Heru Budi Dinilai Tak Bersalah oleh Politikus PDIP Atas Jalan di Simpang Santa – Liputan Online Indonesia

Simpang SantaHeru Budi Dinilai Tak Bersalah oleh Politikus PDIP Atas Jalan di Simpang Santa - Liputan Online Indonesia. Foto: dok.tempo.co

liputanbangsa.com – Kepala Dinas Perhubungan atau Dishub DKI dinilai telah keliru memberikan masukan kepada Penjabat (Pj) Gubernur Heru Budi Hartono soal rekayasa lalu lintas di Simpang Santa. Hal itu berdasarkan pernyataan dari Politikus PDI Perjungan sekaligus anggota Komisi B Bidang Perekonomian DPRD DKI Jakarta Manuara Siahaan.

“Masukan teknis itu berasal dari dinas dalam hal ini Kadishub. Pertanyaannya adalah atas dasar kajian apa itu trotoar dan jalur diubah?” kata Manuara dikutip dari Tempo pada Rabu, (19/4).

Heru Budi dinilai tidak salah terkait kasus yang muncul pasca-alihfungsi trotoar jadi jalur kendaran di Simpang Santa, Jakarta Selatan.

“Pak Gubernur tidak sampai kepada hal-hal yang detail,” ujarnya.

Lebih lanjut, ia menduga Dishub lah yang menjadi pengusul proses perubahan tersebut selaku dinas teknis. “Sejauh ini kita dengar Kadishub (Syafrin Liputo) minta maaf ke publik atas kebijakan yang berubah-ubah itu,” kata dia.

Dengan demikian, menurutnya Syafrin Liputo telah keliru memberikan masukan kepada Heru Budi. Hal itu membuat pembongkaran trotoar tidak memenuhi ekspektasi masyarakat, dengan mata lain menambah macet.

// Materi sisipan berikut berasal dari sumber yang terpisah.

# meiqua/6DPose

Hardware: AMD Instinct MI355X
Metric: templates*Mpixels matched/sec on 640x480 RGB-D (higher is better)
Workload: dtype u8

## Files before the change

6dpose_amd/csrc/detector.cpp:

```cpp
#include <math.h>
#include <stdarg.h>
#include <stdio.h>
#include <stdlib.h>
#include <string.h>

#include <algorithm>
#include <system_error>
#include <chrono>
#include <memory>
#include <string>
#include <vector>
#include <map>

#include "detector_internal.h"
#include <sched.h>
#include <ctype.h>
#include "render_internal.h"

static thread_local std::string g_err;
int lm_set_error(int code, const char* fmt, ...) {
    char buf[1024];
    va_list ap;
    va_start(ap, fmt);
    vsnprintf(buf, sizeof(buf), fmt, ap);
// ... 147 lines not shown
    if (d->mstream) (void)hipStreamSynchronize(d->mstream);
    d->frame_rgb.release(); d->frame_depth.release(); d->nrm_raw.release();
    for (int i = 0; i < lm_detector::kSlots; ++i) {
        if (d->ingest.pinned[i]) (void)hipHostFree(d->ingest.pinned[i]);
        d->ingest.d_rgb[i].release();
        if (d->ingest.t0[i]) (void)hipEventDestroy(d->ingest.t0[i]);
        if (d->ingest.t1[i]) (void)hipEventDestroy(d->ingest.t1[i]);
    }
    if (d->ingest.stream) (void)hipStreamDestroy(d->ingest.stream);
    for (int a = 0; a < lm_detector::kSlots; ++a) { d->lm_arena[a].release(); d->sm_arena[a].release(); }
    for (int a = 0; a < lm_detector::kSlots; ++a) { d->bits_arena[a].release(); d->cbits_arena[a].release(); }
    for (auto& b : d->slot_rgb) b.release();
    for (auto& b : d->slot_depth) b.release();
    for (auto& l : d->lvl) { l.rgb.release(); l.mag.release(); l.ang.release(); l.nrm.release(); l.mask[0].release(); l.mask[1].release(); }
    d->d_entries.release(); d->d_feat_off.release(); d->d_feat_xy.release(); d->d_feat_word.release(); d->d_run_mask.release(); d->d_work.release();
    d->d_cands.release(); d->d_counters.release(); d->d_final.release(); d->d_matches_dev.release(); d->d_hash.release(); d->d_distinct_keys.release(); d->d_tiles.release(); d->d_todo.release(); d->d_work_cls.release(); d->d_work_tid.release();
    for (int l = 0; l < kMaxLevels; ++l) { d->train.mask[l].release(); d->train.lab[l].release(); d->train.hrun[l].release(); }
    d->train.user_mask.release();
    d->train.keys.release(); d->train.counts.release(); d->train.bbox.release(); d->train.out.release();
    for (auto& sl : d->slot) {
        if (sl.h_matches) (void)hipHostFree(sl.h_matches);
        if (sl.h_distinct) (void)hipHostFree(sl.h_distinct);
        if (sl.h_counters) (void)hipHostFree(sl.h_counters);
        if (sl.fe_done) (void)hipEventDestroy(sl.fe_done);
        for (auto& e : sl.ev) if (e) (void)hipEventDestroy(e);
        if (sl.done) (void)hipEventDestroy(sl.done);
    }
    if (d->xchg.stream) (void)hipStreamSynchronize(d->xchg.stream);
    for (int a = 0; a < lm_detector::kSlots; ++a) {
        d->xchg.d_merged[a].release();
        d->xchg.d_runs.release();
// ... 1174 lines not shown
}
static bool cbits_active(const lm_detector* d, int num_work) {
    return bits_active(d, num_work) && knobs().coarse_bits && d->coarse_mode == 0 && d->cbits_max_nf <= 16383;
}
static int frame_slot(lm_detector* d, int si, bool tiled, uint32_t tile_cap, FrameSlot* out) {
    lm_detector::Slot& sl = d->slot[si];
    const uint32_t cc = d->buf_cand_cap;
    FrameSlot F{};
    F.lm_arena = d->lm_arena[si].p; F.sm_arena = d->sm_arena[si].p;
    F.cands = d->d_cands.p + (size_t)cc * si;
    F.tiles = tiled ? d->d_tiles.p + (size_t)tile_cap * si : nullptr;
    F.todo = tiled ? d->d_todo.p + (size_t)cc * si : nullptr;
    F.counters = d->d_counters.p + (size_t)kCounterWords * si;
    F.matches_dev = d->d_matches_dev.p + (size_t)cc * si;
    F.dedupe_table = d->d_hash.p + dedupe_table_slots(cc) * (size_t)si;
    F.distinct_keys = d->d_distinct_keys.p + (size_t)cc * si;
    F.final_dev = d->d_final.p + 8 * (size_t)si;
    F.matches = nullptr;
    HIP_TRY(hipHostGetDevicePointer((void**)&F.distinct, sl.h_distinct, 0));
    HIP_TRY(hipHostGetDevicePointer((void**)&F.final_host, sl.h_counters, 0));
    *out = F;
    return LM_OK;
}
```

“Dari sisi kebijakan teknis, Kadishub telah membenturkan Pak Gubernur dengan masyarakat,” kata politikus PDI Perjuangan.

Baca juga:

Rekayasa Lalu Lintas U Turn Pasar Santa, Kapolda Metro: Ada Penumpukan 3 Arah – Liputan Online Indonesia

Manuara mengatakan Heru Budi kecolongan atas masukan teknis dari Syafrin Liput. Alhasil, terjadilah reaksi publik negatif terhadap kebijakan itu.

“ishub DKI belum matang melakukan perencanaan rekayasa lalu lintas di Santa yang berimbas pada reaksi negatif dari masyarakat dan adanya indikasi pemborosan anggaran,” ucapnya.

“Saya sarankan Pak Gubernur mengevaluasi kebijakan teknis tersebut, sehingga tidak terjebak untuk kedua kalinya,” ujar Politikus PDI Perjuangan itu.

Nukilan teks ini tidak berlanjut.